Originally Posted by wmuflyuy
The rule doesn't cause the over runs. Poor decision making does.
To repeat two mantras which most of us who analyse accidents have been trying to promulgate for decades:
1. Accidents generally don't have one cause. They have many causal factors.
2. Putting the responsibility on the people in the pointy end does not necessarily lead to effective countermeasures.
Amongst causal factors which have arisen more than once in noteworthy overrun accidents have been
* misleading weather reports, in particular wind (for example, pilots are expecting a headwind on the runway and they encounter instead a tail wind)
* state of the runway surface (particularly low coefficient of friction; presence of a disadvantageous amount of standing water)
* misleading reports, or lack of reports, to flight crew of runway friction characteristics
* airline SOPs (for example, how many extra knots to be carried/may be carried on approach, under what conditions and under what expectations)

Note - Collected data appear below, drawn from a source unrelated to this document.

typedef _Float16 h8 __attribute__((ext_vector_type(8)));
typedef __bf16 b8 __attribute__((ext_vector_type(8)));
typedef float f4 __attribute__((ext_vector_type(4)));

constexpr int PBM = 128, PBN = 128;
constexpr int FR = 64;

__device__ __forceinline__ float plane_scale(const unsigned* amax_bits) {
    if (!amax_bits) return 1.f;
    const unsigned e = (*amax_bits >> 23) & 0xffu;
    if (e == 0u || e == 0xffu) return 1.f;
    return __uint_as_float((unsigned)(127 + 13 + 127 - (int)e) << 23);
}

struct PlanesArgs {
    const uint4* A;
    const uint4* B;
    float* C;
    float* workspace;
    const unsigned* amax_a;
    const unsigned* amax_b;
    const float* bias;
    int M, N, KB;
    long long ldc;
    int accumulate;
    int kb_per_split;
    int tiles_m, tiles_n;
    float* C2 = nullptr;
    int m_split = 0;
    int relu = 0;
    unsigned* amax_out = nullptr;
};

__device__ __forceinline__ void block_amax(unsigned* out, unsigned m, unsigned* red) {
#pragma unroll
    for (int o = 32; o > 0; o >>= 1) m = max(m, (unsigned)__shfl_xor((int)m, o));
    if ((threadIdx.x & 63) == 0) red[threadIdx.x >> 6] = m;
    __syncthreads();
    if (threadIdx.x == 0) {
        for (unsigned w = 1; w < (blockDim.x >> 6); ++w) m = max(m, red[w]);
        if (m != 0u) atomicMax(out, m >= 0x7f800000u ? 0x7f7fffffu : m);
    }
}

template <bool BF16, bool ONE, bool RELU = false>
__global__ __launch_bounds__(256, 2) void gemm_planes_kernel(const PlanesArgs G) {
#if __HIP_DEVICE_COMPILE__
    constexpr int PIECES = 32;
    __shared__ uint4 lds[2 * PIECES * FR];
    const int tid = threadIdx.x, lane = tid & 63, wave = tid >> 6;
    const int T = G.tiles_m * G.tiles_n;
    const int q = T / 8, r8 = T % 8, xcd = blockIdx.x & 7, idx = blockIdx.x >> 3;
    if (idx >= (xcd < r8 ? q + 1 : q)) return;
    const int tile = (xcd < r8 ? xcd * (q + 1) : r8 * (q + 1) + (xcd - r8) * q) + idx;
    const int tm = tile / G.tiles_n, tn = tile - tm * G.tiles_n;
    const int kb0 = blockIdx.z * G.kb_per_split, kb1 = min(G.KB, kb0 + G.kb_per_split);
    const int wm = wave >> 1, wn = wave & 1;
    const float inv = 1.f / (plane_scale(G.amax_a) * plane_scale(G.amax_b));
    const int rta = (G.M + 15) / 16, rtb = (G.N + 15) / 16;
    const uint4* gsrc[8];
#pragma unroll
    for (int i = 0; i < 8; ++i) {
        const int f = wave * 8 + i;
        const bool isa = f < 16;
        const int rt = (f & 15) >> 1, p = f & 1;
        const long long row_tile = min((long long)(isa ? tm : tn) * 8 + rt, (long long)(isa ? rta : rtb) - 1);
        gsrc[i] = (isa ? G.A : G.B) + ((row_tile * G.KB + kb0) * 2 + p) * FR + lane;
    }
    f4 acc[4][4];
#pragma unroll
    for (int i = 0; i < 4; ++i)
#pragma unroll
        for (int j = 0; j < 4; ++j) acc[i][j] = f4{0.f, 0.f, 0.f, 0.f};
    if (kb0 < kb1) {
#pragma unroll
        for (int i = 0; i < 8; ++i)
            if (!ONE || !(i & 1)) __builtin_amdgcn_global_load_lds(gsrc[i], &lds[(wave * 8 + i) * FR], 16, 0, 0);
    }
    for (int kb = kb0; kb < kb1; ++kb) {
        const int st = (kb - kb0) & 1;
        asm volatile("s_waitcnt vmcnt(0)" ::: "memory");
        __builtin_amdgcn_s_barrier();
        const uint4* sa = &lds[(st * PIECES + wm * 8) * FR + lane];
        const uint4* sb = &lds[(st * PIECES + 16 + wn * 8) * FR + lane];
        const bool more = kb + 1 < kb1;
        h8 bh[4], bl[4];
#pragma unroll
        for (int j = 0; j < 4; ++j) {
            bh[j] = __builtin_bit_cast(h8, sb[(j * 2 + 0) * FR]);
            bl[j] = ONE ? bh[j] : __builtin_bit_cast(h8, sb[(j * 2 + 1) * FR]);
        }
        h8 ah = __builtin_bit_cast(h8, sa[0]), al = ONE ? ah : __builtin_bit_cast(h8, sa[FR]);
#pragma unroll
        for (int i = 0; i < 4; ++i) {
            h8 nh = ah, nl = al;
            if (i + 1 < 4) {
                nh = __builtin_bit_cast(h8, sa[((i + 1) * 2 + 0) * FR]);
                nl = ONE ? nh : __builtin_bit_cast(h8, sa[((i + 1) * 2 + 1) * FR]);
            }
            if (more) {
#pragma unroll
                for (int pc = 2 * i; pc < 2 * i + 2; ++pc)
                    if (!ONE || !(pc & 1))
                        __builtin_amdgcn_global_load_lds(gsrc[pc] + (long long)(kb + 1 - kb0) * 2 * FR,
                                                         &lds[((st ^ 1) * PIECES + wave * 8 + pc) * FR], 16, 0, 0);
            }
#pragma unroll
            for (int p = ONE ? 2 : 0; p < 3; ++p)
#pragma unroll
                for (int j = 0; j < 4; ++j)
                    acc[i][j] = BF16 ? __builtin_amdgcn_mfma_f32_16x16x32_bf16(__builtin_bit_cast(b8, p == 0 ? bl[j] : bh[j]),
                                                                               __builtin_bit_cast(b8, p == 1 ? al : ah), acc[i][j], 0, 0, 0)
                                     : __builtin_amdgcn_mfma_f32_16x16x32_f16(p == 0 ? bl[j] : bh[j], p == 1 ? al : ah, acc[i][j], 0, 0, 0);
            ah = nh;
            al = nl;
        }
    }
    const bool slab = gridDim.z > 1;
    float* const Cz = slab ? G.workspace + (long long)blockIdx.z * G.M * G.N : G.C;
    const long long ldc = slab ? G.N : G.ldc;
    const bool vec = (ldc & 3) == 0 && ((reinterpret_cast<unsigned long long>(Cz) | reinterpret_cast<unsigned long long>(G.C2)) & 15) == 0;
    const bool add = G.accumulate && !slab;
    const int r = lane & 15, g = lane >> 4;
    f4 bv[4];
    {
        const bool bias_on = G.bias != nullptr && !slab;
        const bool bvec = (reinterpret_cast<unsigned long long>(G.bias) & 15) == 0;
#pragma unroll
        for (int j = 0; j < 4; ++j) {
            const int n = tn * PBN + wn * 64 + j * 16 + g * 4;
            bv[j] = f4{0.f, 0.f, 0.f, 0.f};
            if (bias_on && bvec && n + 3 < G.N) {
                bv[j] = *reinterpret_cast<const f4*>(G.bias + n);
            } else if (bias_on) {
#pragma unroll
                for (int e = 0; e < 4; ++e) bv[j][e] = G.bias[min(n + e, G.N - 1)];
            }
        }
    }
    const bool fuse = RELU && !slab;
    unsigned mx = 0u;
#pragma unroll
    for (int i = 0; i < 4; ++i) {
        const int m = tm * PBM + wm * 64 + i * 16 + r;
        if (m >= G.M) continue;
        const bool second = !slab && G.C2 != nullptr && m >= G.m_split;
        float* const rowp = second ? G.C2 + (long long)(m - G.m_split) * ldc : Cz + (long long)m * ldc;
#pragma unroll
        for (int j = 0; j < 4; ++j) {
            const int n = tn * PBN + wn * 64 + j * 16 + g * 4;
            float* o = rowp + n;
            f4 v = acc[i][j] * inv + bv[j];
            if (RELU && fuse) {
#pragma unroll
                for (int e = 0; e < 4; ++e) {
                    v[e] = v[e] < 0.f ? 0.f : v[e];
                    if (n + e < G.N) mx = max(mx, __float_as_uint(v[e]));
                }
            }
            if (vec && n + 3 < G.N) {
                f4* o4 = reinterpret_cast<f4*>(o);
                *o4 = add ? *o4 + v : v;
            } else {
#pragma unroll
                for (int e = 0; e < 4; ++e)
                    if (n + e < G.N) o[e] = add ? o[e] + v[e] : v[e];
            }
        }
    }
    if constexpr (RELU) {
        if (!slab && G.amax_out) {
            __shared__ unsigned red[4];
            block_amax(G.amax_out, mx, red);
        }
    }
#endif
}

* inappropriate assumptions by procedure designers about how pilots behave upon experiencing a lack of expected braking performance
* inappropriate decisions made by flight crew
There have been overrun accidents in which, I would argue, the flight crew's decisions were appropriate in light of the information they were given, the operating procedures of their airline and the understood characteristics of the aircraft they were flying. (But, of course, not appropriate according to the reality!)